#WebSci20 – Paper Session 7: Bias and fairness by Robert Thorburn

Posted on behalf of Robert Thorburn

Chair: Katharina Kinder-Kurlanda

The seventh session of Web Science 2020, chaired by Katharina Kinder-Kurlander, presented papers focused on issues of bias and fairness. As with other paper sessions at the conference, the speakers represented universities from across the globe and had widely divergent focus areas within the broader theme. The four papers presented covered peer-to-peer discrimination in the sharing economy, fairness in clustering, bias mitigation in facial imaging, and a systematic media frame analysis.

Although these papers covered wide ranging of topics they did have notable areas of overlap, such the prominence of unintended or unconscious biases and the potential challenges these pose to academic studies in the field. In peer-to-peer systems these issues are further complicated by interactions being multidirectional, implying that the impacts of biases flow along multiple vectors. A further notable example of such bias is the use of facial recognition systems to determine gender, where such determination is binary only. Not only does this fix a discriminatory practice in the system’s code base, but there is no clear reason to do so in the first instance. This is due to gender data generally not being needed in facial recognition systems, while such systems could actually be used to discern a wide range gender and sexual orientation groups if the associated ML systems were trained to do so. However, this raises clear ethical concerns around the application of such systems, especially since it is easy to imagine how repressive governments might use facial recognition systems in targeted abuse.

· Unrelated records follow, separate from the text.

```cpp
int check_rows_distinct(nfm_ctx* ctx, const CsrView& X, int64_t* n_repeats, int64_t* first_row) {
  *n_repeats = 0;
  *first_row = -1;
  if (X.n == 0 || X.nnz < 2 || X.max_row < 2) return NFM_OK;
  hipStream_t st = ctx->stream;
  DevBuf stat;
  NFM_TRY(stat.alloc(16));
  long long h[2] = {0, INT64_MAX};
  auto run = [&](bool sorted, const int32_t* ids) -> int {
    h[0] = 0;
    h[1] = INT64_MAX;
    NFM_HIP_CHECK(hipMemcpyAsync(stat.p, h, sizeof(h), hipMemcpyHostToDevice, st));
    int64_t blocks = (X.n + kWavesPerBlock - 1) / kWavesPerBlock;
    if (blocks > 256 * 32) blocks = 256 * 32;
    if (sorted)
      hipLaunchKernelGGL(k_row_order<true>, dim3((unsigned)blocks), dim3(kBlock), 0, st, X.n, X.indptr, ids,
                         stat.as<unsigned long long>(), stat.as<long long>() + 1);
    else
      hipLaunchKernelGGL(k_row_order<false>, dim3((unsigned)blocks), dim3(kBlock), 0, st, X.n, X.indptr, ids,
                         stat.as<unsigned long long>(), stat.as<long long>() + 1);
    NFM_HIP_CHECK(hipGetLastError());
    NFM_HIP_CHECK(hipMemcpyAsync(h, stat.p, sizeof(h), hipMemcpyDeviceToHost, st));
    NFM_HIP_CHECK(hipStreamSynchronize(st));
    return NFM_OK;
  };
  NFM_TRY(run(false, X.indices));
  if (h[0] == 0) return NFM_OK;
  NFM_CHECK(X.nnz < (int64_t)2147483647, NFM_ERR_UNSUPPORTED, "more than 2^31-1 nnz with unsorted rows");
  DevBuf k0, k1, tmp;
  NFM_TRY(k0.alloc(sizeof(int32_t) * X.nnz));
  NFM_TRY(k1.alloc(sizeof(int32_t) * X.nnz));
  NFM_HIP_CHECK(hipMemcpyAsync(k0.p, X.indices, sizeof(int32_t) * X.nnz, hipMemcpyDeviceToDevice, st));
  hipcub::DoubleBuffer<int32_t> dk(k0.as<int32_t>(), k1.as<int32_t>());
  size_t bytes = 0;
  NFM_HIP_CHECK(hipcub::DeviceSegmentedRadixSort::SortKeys(nullptr, bytes, dk, (int)X.nnz, (int)X.n, X.indptr, X.indptr + 1, 0, 32, st));
  NFM_TRY(tmp.alloc(bytes));
  NFM_HIP_CHECK(hipcub::DeviceSegmentedRadixSort::SortKeys(tmp.p, bytes, dk, (int)X.nnz, (int)X.n, X.indptr, X.indptr + 1, 0, 32, st));
  NFM_TRY(run(true, dk.Current()));
  *n_repeats = h[0];
  *first_row = h[0] ? h[1] : -1;
  return NFM_OK;
}
// ... 1173 lines not shown
```

nimfm_amd/host.py:

```python
import ctypes as C
import os
import math
from types import SimpleNamespace

import numpy as np

from . import _capi as capi


def _vp(a):
    return None if a is None else a.ctypes.data_as(C.c_void_p)


def _f64(a):
    return np.ascontiguousarray(a, dtype=np.float64)


def _i64(a):
    return np.ascontiguousarray(a, dtype=np.int64)


class Context:

    def __init__(self, device_id=0, stream=None):
# ... 70 lines not shown

    @classmethod
    def _from_loader(cls, ctx, h):
        n, d, nnz, nf, lay = C.c_int64(), C.c_int64(), C.c_int64(), C.c_int64(), C.c_int32()
        capi.check(capi.lib().nfm_dataset_shape(h, C.byref(n), C.byref(d), C.byref(nnz), C.byref(nf)))
        capi.check(capi.lib().nfm_dataset_layout(h, C.byref(lay)))
        kind = CSCDataset if lay.value == capi.LAYOUT["csc"] else CSRDataset
        ds = kind(nSamples=n.value, nFeatures=d.value, nFields=nf.value, ctx=ctx, _handle=h)
        ds.nnz = nnz.value
        return ds

    def targets(self):
        y = np.zeros(self.nSamples)
        capi.check(capi.lib().nfm_dataset_get_targets(self.h, _vp(y)))
        return y

    def to_host(self):
        indptr = np.zeros(self.nSamples + 1, dtype=np.int64)
        indices = np.zeros(self.nnz, dtype=np.int64)
        data = np.zeros(self.nnz)
        fields = np.zeros(self.nnz, dtype=np.int64) if self.nFields else None
        capi.check(capi.lib().nfm_dataset_get_csr(self.h, _vp(indptr), _vp(indices), _vp(data), _vp(fields)))
        return indptr, indices, data, fields

    def ingest_stats(self):
        b, u, p = C.c_int64(), C.c_double(), C.c_double()
        capi.check(capi.lib().nfm_dataset_ingest_stats(self.h, C.byref(b), C.byref(u), C.byref(p)))
        return b.value, u.value, p.value

    @property
# ... 2297 lines not shown
```

Baseline: 88.13 million.

## Stage weights by column-position passes when row indices are sorted ascending

Records at dataset creation whether every row's feature indices are already ascending, and carries that flag into the minibatch workspace. When it holds, the weight-staging step launches a new kernel that splits each row's held entries into a few position ranges (passes) instead of slicing the feature space into 2MB windows. Since sorted rows give increasing indices by position, each pass should gather from a narrower band of the weight vector, aiming for better cache locality with fewer redundant scans. It adds an env knob and a new code path whose benefit depends on the index distribution.

```diff
diff --git a/include/nimfm_hip.h b/include/nimfm_hip.h
--- a/include/nimfm_hip.h
+++ b/include/nimfm_hip.h
@@ -95,6 +95,7 @@
 int32_t nfm_dataset_parse_user_item_lines(nfm_ctx* ctx, const char* text, int64_t len, int32_t short_lines, nfm_dataset** out);
 int32_t nfm_dataset_shape(const nfm_dataset* ds, int64_t* n_samples, int64_t* n_features,
                           int64_t* nnz, int64_t* n_fields);
+int32_t nfm_dataset_rows_ascend(const nfm_dataset* ds, int32_t* ascend);
 int32_t nfm_dataset_ingest_stats(const nfm_dataset* ds, int64_t* bytes, double* upload_ms,
                                  double* parse_ms);
 int32_t nfm_dataset_get_targets(nfm_dataset* ds, double* y );
diff --git a/nimfm_amd/_capi.py b/nimfm_amd/_capi.py
--- a/nimfm_amd/_capi.py
+++ b/nimfm_amd/_capi.py
@@ -49,6 +49,7 @@
     "nfm_dataset_dump_svmlight", "nfm_dataset_dump_ffm", "nfm_dataset_format_text", "nfm_dump_stats", "nfm_format_f64",
     "nfm_dataset_create_csc", "nfm_dataset_create_csc_device", "nfm_dataset_to_csc", "nfm_dataset_to_csr", "nfm_dataset_layout", "nfm_dataset_get_csc",
     "nfm_dataset_load_user_item_lines", "nfm_dataset_parse_user_item_lines",
+    "nfm_dataset_rows_ascend",
 ]
 
 
@@ -235,6 +236,7 @@
         "nfm_dataset_to_csc": [vp, pp],
         "nfm_dataset_to_csr": [vp, pp],
         "nfm_dataset_layout": [vp, C.POINTER(i32)],
+        "nfm_dataset_rows_ascend": [vp, C.POINTER(i32)],
         "nfm_dataset_get_csc": [vp, vp, vp, vp],
         "nfm_dataset_load_user_item_lines": [vp, C.c_char_p, i32, pp],
         "nfm_dataset_parse_user_item_lines": [vp, C.c_char_p, i64, i32, pp],
diff --git a/nimfm_amd/csrc/api.hip b/nimfm_amd/csrc/api.hip
--- a/nimfm_amd/csrc/api.hip
+++ b/nimfm_amd/csrc/api.hip
@@ -35,6 +35,7 @@
   bool has_y = false;
   int max_row = 0;
   int64_t repeats = 0, repeat_row = -1;
+  bool rows_ascend = true;
   int64_t ingest_bytes = 0;
   double ingest_upload_ms = 0.0, ingest_parse_ms = 0.0;
   uint64_t uid = 0, serial = 0;
@@ -412,7 +413,7 @@
   ds->v.y = ds->has_y ? ds->y.as<double>() : nullptr;
   ds->v.n = n; ds->v.d = d; ds->v.nnz = nnz; ds->v.n_fields = fields ? (int32_t)n_fields : 0;
   ds->v.max_row = max_row;
-  NFM_TRY(check_rows_distinct(ctx, ds->v, &ds->repeats, &ds->repeat_row));
+  NFM_TRY(check_rows_distinct(ctx, ds->v, &ds->repeats, &ds->repeat_row, &ds->rows_ascend));
   *out = ds.release();
   return NFM_OK;
 }
@@ -441,7 +442,7 @@
   ds->v.indptr = indptr_dev; ds->v.indices = indices_dev; ds->v.data = data_dev; ds->v.fields = fields_dev;
   ds->v.y = y_dev; ds->v.n = n; ds->v.d = d; ds->v.nnz = nnz; ds->v.n_fields = fields_dev ? (int32_t)n_fields : 0;
   ds->v.max_row = (int32_t)mr;
-  NFM_TRY(check_rows_distinct(ctx, ds->v, &ds->repeats, &ds->repeat_row));
+  NFM_TRY(check_rows_distinct(ctx, ds->v, &ds->repeats, &ds->repeat_row, &ds->rows_ascend));
   *out = ds.release();
   return NFM_OK;
 }
@@ -490,7 +491,7 @@
   ds->ingest_bytes = r.bytes;
   ds->ingest_upload_ms = r.upload_ms;
   ds->ingest_parse_ms = r.parse_ms;
-  NFM_TRY(check_rows_distinct(ctx, ds->v, &ds->repeats, &ds->repeat_row));
+  NFM_TRY(check_rows_distinct(ctx, ds->v, &ds->repeats, &ds->repeat_row, &ds->rows_ascend));
   *out = ds.release();
   return NFM_OK;
 }
@@ -549,7 +550,7 @@
   ds->ingest_bytes = r.bytes;
   ds->ingest_upload_ms = r.upload_ms;
   ds->ingest_parse_ms = r.parse_ms;
-  NFM_TRY(check_rows_distinct(ctx, ds->v, &ds->repeats, &ds->repeat_row));
+  NFM_TRY(check_rows_distinct(ctx, ds->v, &ds->repeats, &ds->repeat_row, &ds->rows_ascend));
   *out = ds.release();
   return NFM_OK;
 }
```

During general discussion this issue was further distilled by the presenters, by focusing on fairness through representation. The issue of lacking representation was pinpointed as a central gap in not only related research but also in ML systems in general. Without representative training data such systems could never produce fair results. Conversely though, broader representation can be used to achieve unfair and even inherently unjust outcomes if contained within a system aimed at discriminatory practices.